__Goal of the exercise__
In the entries below, spot each line with the word "mirror" and copy it.

━━━ Extracted entries

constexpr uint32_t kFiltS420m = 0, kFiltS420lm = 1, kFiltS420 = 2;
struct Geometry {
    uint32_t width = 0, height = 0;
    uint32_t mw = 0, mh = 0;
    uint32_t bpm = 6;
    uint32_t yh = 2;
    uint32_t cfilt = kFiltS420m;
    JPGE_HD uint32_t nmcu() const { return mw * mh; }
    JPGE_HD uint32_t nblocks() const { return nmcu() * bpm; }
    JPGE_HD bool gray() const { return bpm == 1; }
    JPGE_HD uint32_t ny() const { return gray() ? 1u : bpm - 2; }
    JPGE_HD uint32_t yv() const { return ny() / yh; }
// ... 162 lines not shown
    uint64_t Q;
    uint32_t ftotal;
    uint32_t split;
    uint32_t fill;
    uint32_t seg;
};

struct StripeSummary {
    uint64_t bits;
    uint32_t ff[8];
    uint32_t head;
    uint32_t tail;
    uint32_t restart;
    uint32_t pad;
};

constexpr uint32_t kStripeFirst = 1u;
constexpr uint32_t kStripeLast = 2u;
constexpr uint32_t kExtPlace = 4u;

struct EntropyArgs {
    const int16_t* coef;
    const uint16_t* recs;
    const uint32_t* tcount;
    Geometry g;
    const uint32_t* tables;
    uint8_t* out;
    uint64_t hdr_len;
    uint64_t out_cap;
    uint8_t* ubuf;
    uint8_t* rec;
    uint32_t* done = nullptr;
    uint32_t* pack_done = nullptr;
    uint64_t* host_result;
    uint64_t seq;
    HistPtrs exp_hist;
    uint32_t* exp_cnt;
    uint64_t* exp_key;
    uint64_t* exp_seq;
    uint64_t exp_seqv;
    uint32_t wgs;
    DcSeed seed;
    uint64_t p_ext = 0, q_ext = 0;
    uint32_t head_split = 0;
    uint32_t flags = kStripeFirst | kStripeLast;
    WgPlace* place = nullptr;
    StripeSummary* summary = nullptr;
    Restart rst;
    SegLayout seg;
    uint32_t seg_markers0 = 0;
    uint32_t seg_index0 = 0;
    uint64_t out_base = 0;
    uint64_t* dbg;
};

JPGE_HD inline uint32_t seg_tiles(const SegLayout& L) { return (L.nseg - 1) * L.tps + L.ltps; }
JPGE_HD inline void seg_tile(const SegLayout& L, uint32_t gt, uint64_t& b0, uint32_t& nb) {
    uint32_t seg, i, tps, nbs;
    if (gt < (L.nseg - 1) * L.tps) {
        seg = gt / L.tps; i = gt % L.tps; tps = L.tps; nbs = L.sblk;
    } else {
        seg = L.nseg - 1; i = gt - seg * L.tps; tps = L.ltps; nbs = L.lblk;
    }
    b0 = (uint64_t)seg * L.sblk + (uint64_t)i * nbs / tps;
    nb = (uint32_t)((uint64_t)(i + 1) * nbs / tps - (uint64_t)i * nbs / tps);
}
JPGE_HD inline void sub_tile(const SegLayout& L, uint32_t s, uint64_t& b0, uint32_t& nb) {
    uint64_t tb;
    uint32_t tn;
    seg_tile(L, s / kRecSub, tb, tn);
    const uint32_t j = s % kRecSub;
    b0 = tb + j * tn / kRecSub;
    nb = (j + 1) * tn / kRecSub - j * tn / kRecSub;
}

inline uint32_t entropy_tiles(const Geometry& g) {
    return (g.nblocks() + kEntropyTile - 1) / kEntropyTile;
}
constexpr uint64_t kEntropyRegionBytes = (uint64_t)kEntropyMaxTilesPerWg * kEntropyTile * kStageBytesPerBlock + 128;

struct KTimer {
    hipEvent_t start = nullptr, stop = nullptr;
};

━━━━━━
━━━ Extracted entries

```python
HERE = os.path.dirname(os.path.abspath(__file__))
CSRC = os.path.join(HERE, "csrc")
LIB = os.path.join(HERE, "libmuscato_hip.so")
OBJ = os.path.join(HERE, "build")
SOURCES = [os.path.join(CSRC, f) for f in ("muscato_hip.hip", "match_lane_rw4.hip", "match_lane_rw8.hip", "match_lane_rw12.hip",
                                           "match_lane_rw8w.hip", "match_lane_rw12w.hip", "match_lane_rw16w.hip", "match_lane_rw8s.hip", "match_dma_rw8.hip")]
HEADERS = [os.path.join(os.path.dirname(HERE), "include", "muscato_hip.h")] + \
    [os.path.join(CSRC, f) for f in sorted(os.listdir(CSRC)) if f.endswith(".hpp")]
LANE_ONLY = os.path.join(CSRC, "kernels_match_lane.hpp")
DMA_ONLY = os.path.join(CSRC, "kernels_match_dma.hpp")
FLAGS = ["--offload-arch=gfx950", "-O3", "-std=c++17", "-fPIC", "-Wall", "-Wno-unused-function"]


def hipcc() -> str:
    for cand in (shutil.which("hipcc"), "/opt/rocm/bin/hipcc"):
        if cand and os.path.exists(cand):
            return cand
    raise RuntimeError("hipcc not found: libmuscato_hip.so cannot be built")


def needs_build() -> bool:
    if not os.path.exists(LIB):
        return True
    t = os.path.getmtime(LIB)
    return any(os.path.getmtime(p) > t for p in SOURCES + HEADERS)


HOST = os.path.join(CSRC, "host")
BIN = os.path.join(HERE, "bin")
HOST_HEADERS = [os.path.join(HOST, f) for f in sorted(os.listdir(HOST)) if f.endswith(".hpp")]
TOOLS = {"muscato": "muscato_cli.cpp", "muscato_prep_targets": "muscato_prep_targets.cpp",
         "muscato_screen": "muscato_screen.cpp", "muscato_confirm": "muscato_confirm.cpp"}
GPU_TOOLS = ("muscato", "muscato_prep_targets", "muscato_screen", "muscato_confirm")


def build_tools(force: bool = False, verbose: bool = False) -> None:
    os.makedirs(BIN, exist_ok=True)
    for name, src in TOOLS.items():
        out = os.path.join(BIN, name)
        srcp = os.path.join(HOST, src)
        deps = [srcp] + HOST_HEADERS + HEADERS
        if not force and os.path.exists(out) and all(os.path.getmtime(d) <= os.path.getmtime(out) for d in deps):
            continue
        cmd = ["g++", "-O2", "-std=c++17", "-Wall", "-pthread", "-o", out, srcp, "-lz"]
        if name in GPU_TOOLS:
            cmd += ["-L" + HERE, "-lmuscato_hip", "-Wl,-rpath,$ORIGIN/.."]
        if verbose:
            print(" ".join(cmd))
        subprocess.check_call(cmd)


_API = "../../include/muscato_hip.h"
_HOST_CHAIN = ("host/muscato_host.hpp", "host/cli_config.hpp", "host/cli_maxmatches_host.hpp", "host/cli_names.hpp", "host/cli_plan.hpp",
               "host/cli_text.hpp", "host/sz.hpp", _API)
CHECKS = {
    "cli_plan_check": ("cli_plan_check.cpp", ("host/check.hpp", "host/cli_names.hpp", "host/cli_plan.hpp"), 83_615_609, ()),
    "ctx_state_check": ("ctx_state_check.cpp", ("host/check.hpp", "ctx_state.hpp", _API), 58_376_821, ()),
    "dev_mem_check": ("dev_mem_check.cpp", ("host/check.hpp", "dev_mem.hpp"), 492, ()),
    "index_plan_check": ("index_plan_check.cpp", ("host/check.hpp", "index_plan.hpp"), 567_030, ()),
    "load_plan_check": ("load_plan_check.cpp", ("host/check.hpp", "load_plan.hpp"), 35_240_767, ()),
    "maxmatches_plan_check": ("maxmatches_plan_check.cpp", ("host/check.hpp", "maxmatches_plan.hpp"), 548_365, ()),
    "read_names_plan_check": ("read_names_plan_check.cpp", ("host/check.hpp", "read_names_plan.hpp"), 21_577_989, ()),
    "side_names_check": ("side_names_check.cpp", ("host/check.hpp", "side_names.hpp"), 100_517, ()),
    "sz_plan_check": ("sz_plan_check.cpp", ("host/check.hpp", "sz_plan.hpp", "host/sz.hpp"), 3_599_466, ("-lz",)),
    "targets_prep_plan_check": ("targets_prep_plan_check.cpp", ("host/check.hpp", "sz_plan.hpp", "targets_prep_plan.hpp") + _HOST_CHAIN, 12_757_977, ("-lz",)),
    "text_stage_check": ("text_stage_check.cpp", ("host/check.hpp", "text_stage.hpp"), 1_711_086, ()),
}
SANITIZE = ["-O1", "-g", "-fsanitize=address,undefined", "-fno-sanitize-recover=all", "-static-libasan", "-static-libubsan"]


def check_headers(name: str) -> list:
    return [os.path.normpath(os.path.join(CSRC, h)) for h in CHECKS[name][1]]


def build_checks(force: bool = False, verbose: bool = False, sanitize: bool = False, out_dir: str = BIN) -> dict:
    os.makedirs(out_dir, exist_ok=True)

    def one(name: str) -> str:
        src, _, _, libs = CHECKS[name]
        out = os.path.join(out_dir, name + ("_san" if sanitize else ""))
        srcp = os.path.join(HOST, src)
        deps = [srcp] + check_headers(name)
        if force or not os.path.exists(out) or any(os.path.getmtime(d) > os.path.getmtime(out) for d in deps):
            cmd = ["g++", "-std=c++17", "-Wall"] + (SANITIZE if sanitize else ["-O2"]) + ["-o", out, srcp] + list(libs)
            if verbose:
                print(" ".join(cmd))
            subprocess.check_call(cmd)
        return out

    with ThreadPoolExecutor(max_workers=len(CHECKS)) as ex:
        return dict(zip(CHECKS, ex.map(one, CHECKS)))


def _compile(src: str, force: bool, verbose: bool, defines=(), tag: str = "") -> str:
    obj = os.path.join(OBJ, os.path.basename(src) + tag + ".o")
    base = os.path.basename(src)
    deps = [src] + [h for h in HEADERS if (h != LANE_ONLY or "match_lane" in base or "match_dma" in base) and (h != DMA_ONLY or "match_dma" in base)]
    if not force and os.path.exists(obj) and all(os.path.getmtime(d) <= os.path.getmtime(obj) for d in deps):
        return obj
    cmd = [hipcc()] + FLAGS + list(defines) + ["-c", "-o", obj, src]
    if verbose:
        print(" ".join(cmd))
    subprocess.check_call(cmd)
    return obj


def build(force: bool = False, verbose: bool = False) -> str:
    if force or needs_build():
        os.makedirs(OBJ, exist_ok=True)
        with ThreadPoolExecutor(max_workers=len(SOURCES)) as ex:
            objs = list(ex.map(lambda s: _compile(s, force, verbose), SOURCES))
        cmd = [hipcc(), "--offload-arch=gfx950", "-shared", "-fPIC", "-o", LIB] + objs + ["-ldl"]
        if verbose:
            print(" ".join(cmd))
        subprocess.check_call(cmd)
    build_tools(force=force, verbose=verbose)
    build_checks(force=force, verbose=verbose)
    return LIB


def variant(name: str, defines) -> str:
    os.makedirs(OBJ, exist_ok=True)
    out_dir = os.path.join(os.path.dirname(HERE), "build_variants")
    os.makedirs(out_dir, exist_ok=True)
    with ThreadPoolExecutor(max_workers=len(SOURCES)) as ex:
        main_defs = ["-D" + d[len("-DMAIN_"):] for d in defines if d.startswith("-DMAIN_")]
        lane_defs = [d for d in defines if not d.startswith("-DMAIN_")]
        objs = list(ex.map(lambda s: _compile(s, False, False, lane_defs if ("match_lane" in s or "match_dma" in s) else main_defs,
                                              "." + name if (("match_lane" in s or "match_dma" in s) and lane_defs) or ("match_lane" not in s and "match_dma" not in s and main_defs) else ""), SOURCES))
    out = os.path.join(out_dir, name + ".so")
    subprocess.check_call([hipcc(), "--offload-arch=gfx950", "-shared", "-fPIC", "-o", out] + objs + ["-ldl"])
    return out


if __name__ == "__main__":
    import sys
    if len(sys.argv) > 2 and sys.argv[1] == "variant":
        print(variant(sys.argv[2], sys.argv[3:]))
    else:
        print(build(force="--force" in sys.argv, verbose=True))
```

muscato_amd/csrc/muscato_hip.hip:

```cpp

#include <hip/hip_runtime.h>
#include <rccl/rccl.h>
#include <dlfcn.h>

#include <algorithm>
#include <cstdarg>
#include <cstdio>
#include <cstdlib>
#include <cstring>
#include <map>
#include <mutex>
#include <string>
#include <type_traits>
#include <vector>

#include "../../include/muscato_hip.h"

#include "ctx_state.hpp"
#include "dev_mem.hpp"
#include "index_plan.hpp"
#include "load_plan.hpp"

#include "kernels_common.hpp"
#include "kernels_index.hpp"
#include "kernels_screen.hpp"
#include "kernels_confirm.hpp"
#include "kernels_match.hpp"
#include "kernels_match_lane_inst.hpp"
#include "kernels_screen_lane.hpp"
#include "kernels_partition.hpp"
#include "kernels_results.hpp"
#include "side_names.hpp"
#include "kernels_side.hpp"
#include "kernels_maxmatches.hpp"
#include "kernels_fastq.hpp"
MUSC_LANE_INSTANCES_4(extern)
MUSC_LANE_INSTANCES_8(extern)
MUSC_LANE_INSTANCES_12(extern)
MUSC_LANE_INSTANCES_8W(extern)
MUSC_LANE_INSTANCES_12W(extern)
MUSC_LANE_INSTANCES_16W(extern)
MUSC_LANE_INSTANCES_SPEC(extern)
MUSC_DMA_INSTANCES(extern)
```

━━━━━━
━━━ Extracted entries

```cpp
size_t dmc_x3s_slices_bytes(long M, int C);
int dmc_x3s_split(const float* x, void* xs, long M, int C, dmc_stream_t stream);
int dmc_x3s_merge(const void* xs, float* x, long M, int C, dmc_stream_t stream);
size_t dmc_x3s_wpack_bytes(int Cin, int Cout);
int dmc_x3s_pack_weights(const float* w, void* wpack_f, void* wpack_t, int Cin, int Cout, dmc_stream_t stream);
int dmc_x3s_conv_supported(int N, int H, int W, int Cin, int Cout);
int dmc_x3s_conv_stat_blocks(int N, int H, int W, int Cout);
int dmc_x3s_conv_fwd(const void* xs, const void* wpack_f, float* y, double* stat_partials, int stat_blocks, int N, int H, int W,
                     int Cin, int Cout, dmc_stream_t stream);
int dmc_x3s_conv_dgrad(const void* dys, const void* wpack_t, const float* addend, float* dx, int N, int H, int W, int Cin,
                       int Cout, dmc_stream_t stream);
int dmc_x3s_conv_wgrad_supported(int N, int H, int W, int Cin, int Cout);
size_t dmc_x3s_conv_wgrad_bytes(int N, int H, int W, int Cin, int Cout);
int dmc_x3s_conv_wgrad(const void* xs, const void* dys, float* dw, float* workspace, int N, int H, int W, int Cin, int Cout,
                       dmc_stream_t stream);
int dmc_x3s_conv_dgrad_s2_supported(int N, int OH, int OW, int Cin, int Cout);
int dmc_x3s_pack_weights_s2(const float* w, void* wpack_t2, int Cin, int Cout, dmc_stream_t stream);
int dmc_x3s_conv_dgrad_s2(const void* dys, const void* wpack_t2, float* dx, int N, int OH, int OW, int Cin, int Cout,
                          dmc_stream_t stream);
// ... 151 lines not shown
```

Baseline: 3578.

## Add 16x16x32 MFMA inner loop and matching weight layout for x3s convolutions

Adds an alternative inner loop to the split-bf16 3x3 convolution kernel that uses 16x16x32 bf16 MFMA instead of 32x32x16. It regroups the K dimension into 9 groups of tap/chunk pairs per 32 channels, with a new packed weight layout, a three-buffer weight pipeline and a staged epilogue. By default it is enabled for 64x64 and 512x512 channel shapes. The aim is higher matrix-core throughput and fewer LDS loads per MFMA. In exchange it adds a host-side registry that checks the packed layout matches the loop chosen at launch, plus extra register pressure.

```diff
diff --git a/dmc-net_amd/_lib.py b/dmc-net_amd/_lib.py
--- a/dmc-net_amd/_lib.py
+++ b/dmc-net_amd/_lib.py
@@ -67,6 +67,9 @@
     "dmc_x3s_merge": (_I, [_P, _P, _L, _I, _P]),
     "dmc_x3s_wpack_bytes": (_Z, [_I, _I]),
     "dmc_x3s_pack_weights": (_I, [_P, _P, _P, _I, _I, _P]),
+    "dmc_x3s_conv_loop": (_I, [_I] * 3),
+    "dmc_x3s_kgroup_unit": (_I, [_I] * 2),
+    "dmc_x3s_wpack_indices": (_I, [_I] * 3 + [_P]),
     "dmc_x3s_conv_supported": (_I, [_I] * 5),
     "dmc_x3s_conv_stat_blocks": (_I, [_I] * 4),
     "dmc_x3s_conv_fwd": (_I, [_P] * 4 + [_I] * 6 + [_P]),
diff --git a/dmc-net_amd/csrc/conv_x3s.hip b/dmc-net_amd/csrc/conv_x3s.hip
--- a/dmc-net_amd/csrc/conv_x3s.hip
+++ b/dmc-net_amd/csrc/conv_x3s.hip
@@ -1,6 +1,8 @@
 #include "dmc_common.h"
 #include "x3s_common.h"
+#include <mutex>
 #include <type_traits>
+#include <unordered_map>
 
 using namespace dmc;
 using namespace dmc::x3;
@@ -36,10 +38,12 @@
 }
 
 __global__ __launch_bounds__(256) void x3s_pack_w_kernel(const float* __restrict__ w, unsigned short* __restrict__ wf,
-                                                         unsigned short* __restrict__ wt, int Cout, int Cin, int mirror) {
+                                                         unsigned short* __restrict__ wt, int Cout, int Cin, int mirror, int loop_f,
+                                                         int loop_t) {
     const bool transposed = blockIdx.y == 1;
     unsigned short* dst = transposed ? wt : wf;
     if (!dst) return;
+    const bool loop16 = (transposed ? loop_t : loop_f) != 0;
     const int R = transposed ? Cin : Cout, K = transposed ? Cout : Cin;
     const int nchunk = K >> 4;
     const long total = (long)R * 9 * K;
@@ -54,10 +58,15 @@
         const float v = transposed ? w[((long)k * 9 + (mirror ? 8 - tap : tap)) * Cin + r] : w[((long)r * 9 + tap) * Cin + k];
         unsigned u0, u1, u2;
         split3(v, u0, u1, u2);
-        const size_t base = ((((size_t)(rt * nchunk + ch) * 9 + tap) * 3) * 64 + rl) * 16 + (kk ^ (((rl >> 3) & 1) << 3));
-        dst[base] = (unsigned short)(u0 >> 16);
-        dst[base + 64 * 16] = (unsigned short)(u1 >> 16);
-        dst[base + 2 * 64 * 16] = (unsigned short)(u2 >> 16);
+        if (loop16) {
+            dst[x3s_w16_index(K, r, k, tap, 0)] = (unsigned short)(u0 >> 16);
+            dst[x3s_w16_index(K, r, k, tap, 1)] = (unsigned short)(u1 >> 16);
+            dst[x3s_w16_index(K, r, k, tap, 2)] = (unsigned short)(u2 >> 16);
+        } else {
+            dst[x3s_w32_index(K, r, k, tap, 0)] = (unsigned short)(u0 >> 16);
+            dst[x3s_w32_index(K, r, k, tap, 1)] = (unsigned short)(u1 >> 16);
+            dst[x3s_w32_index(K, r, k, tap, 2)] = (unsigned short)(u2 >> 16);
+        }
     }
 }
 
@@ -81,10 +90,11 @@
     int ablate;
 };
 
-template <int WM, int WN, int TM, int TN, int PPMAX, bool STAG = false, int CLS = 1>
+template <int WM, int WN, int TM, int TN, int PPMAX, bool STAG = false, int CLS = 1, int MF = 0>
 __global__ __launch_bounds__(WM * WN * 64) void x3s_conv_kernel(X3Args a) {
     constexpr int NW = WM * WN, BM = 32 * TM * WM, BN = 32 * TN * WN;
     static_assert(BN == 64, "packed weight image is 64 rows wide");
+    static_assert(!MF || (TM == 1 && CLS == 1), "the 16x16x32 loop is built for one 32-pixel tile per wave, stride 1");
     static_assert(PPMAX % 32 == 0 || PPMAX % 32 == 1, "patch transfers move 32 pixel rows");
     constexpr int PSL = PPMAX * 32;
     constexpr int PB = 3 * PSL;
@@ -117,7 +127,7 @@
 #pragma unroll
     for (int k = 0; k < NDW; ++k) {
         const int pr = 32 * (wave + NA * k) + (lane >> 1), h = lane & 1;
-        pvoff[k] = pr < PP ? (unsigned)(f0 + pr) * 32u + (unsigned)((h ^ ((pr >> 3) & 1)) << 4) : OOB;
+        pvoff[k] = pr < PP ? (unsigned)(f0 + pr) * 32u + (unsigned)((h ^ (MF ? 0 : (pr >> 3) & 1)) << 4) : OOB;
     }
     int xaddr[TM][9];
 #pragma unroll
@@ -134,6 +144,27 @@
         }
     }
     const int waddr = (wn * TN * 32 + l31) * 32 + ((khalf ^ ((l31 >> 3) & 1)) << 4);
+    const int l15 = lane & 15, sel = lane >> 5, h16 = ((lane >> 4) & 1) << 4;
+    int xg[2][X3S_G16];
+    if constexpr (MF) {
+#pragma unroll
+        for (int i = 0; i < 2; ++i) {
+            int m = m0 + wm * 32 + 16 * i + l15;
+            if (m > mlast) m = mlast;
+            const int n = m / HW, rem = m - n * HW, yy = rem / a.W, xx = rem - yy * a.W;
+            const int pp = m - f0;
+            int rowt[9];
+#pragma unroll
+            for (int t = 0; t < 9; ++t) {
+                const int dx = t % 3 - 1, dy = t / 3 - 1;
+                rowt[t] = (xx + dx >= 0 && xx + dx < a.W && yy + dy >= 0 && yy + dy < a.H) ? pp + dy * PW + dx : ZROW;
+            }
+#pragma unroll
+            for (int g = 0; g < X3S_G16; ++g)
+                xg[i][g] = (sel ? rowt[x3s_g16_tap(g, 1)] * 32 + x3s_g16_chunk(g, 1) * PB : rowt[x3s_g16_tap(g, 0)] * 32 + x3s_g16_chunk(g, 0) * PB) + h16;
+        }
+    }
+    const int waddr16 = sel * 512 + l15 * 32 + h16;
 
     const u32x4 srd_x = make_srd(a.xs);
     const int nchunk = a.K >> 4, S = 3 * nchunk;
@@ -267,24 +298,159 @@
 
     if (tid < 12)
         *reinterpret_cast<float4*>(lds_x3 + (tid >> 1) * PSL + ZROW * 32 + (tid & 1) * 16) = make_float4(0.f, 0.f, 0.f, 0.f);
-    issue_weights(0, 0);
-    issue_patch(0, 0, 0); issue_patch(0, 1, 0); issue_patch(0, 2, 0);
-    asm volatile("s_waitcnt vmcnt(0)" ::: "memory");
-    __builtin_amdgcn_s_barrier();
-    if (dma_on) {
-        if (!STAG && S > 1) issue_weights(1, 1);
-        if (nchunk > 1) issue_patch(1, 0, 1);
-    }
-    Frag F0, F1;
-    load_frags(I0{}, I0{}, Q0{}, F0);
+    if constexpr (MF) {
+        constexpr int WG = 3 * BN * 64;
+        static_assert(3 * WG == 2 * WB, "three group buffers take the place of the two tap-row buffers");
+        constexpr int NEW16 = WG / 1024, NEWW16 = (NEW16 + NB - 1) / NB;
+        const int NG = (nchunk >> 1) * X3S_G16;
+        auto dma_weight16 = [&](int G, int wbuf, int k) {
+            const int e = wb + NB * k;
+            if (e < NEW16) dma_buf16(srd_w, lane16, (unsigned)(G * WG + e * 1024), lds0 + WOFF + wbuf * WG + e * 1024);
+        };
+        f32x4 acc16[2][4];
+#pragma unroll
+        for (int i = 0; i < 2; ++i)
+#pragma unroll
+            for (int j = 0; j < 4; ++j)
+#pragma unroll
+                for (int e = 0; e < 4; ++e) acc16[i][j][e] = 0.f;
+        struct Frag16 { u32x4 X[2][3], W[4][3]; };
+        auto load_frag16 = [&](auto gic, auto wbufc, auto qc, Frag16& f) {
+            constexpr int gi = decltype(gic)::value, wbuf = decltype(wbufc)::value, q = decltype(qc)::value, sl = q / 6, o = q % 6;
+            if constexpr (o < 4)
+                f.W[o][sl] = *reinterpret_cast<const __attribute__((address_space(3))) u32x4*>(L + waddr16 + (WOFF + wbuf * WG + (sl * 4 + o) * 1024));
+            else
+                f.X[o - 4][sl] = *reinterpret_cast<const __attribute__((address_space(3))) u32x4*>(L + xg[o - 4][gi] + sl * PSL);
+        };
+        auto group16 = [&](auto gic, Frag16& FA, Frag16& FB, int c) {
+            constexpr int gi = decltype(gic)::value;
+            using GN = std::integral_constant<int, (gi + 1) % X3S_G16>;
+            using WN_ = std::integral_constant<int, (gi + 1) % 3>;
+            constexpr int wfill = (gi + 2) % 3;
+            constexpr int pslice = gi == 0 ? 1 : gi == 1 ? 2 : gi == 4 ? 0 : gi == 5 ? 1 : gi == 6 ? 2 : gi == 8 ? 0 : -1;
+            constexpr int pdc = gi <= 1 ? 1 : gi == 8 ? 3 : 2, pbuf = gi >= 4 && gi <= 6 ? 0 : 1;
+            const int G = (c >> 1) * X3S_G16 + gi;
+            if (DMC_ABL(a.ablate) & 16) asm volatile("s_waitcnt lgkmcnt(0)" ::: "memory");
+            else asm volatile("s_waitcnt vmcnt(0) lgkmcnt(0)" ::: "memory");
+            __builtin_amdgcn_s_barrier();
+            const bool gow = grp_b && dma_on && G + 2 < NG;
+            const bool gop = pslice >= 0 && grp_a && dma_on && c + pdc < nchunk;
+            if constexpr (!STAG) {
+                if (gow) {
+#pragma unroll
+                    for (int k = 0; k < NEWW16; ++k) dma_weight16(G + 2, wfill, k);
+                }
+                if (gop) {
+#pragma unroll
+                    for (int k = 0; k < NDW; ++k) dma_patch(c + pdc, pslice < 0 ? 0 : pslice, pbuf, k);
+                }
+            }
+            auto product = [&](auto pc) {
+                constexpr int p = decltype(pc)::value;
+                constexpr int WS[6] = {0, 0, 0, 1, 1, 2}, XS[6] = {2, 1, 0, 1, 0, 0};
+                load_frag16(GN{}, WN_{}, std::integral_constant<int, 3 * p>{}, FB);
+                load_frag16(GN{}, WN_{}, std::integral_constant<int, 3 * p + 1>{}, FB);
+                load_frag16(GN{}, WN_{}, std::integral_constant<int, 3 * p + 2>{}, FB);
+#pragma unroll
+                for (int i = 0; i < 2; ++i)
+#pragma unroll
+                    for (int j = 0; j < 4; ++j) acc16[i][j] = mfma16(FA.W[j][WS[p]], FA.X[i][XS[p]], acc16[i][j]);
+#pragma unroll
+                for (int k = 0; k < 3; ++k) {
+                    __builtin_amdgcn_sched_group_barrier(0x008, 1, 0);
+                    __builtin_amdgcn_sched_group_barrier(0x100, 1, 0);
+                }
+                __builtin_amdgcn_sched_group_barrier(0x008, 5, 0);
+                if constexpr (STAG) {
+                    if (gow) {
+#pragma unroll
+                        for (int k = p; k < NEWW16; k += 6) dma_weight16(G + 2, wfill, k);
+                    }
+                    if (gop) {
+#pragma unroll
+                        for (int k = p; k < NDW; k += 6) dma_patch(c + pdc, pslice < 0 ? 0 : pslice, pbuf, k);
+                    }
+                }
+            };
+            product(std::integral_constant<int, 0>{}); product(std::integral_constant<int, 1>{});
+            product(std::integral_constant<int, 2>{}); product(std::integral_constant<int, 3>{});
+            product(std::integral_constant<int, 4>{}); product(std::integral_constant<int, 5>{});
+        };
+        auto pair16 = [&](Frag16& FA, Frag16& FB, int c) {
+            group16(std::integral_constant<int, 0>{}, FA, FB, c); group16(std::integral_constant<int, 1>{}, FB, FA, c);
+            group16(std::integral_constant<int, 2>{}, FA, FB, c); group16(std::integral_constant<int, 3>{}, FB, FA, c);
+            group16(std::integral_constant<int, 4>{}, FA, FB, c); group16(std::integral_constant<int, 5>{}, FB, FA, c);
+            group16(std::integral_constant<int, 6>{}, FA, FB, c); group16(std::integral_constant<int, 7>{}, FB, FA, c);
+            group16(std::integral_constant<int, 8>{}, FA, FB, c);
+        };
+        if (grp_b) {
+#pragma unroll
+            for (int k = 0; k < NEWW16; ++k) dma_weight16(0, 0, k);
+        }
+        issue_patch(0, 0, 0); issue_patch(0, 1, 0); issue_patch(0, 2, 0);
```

━━━━━━

__Answer space__
-                                                         unsigned short* __restrict__ wt, int Cout, int Cin, int mirror) {
+                                                         unsigned short* __restrict__ wt, int Cout, int Cin, int mirror, int loop_f,
         const float v = transposed ? w[((long)k * 9 + (mirror ? 8 - tap : tap)) * Cin + r] : w[((long)r * 9 + tap) * Cin + k];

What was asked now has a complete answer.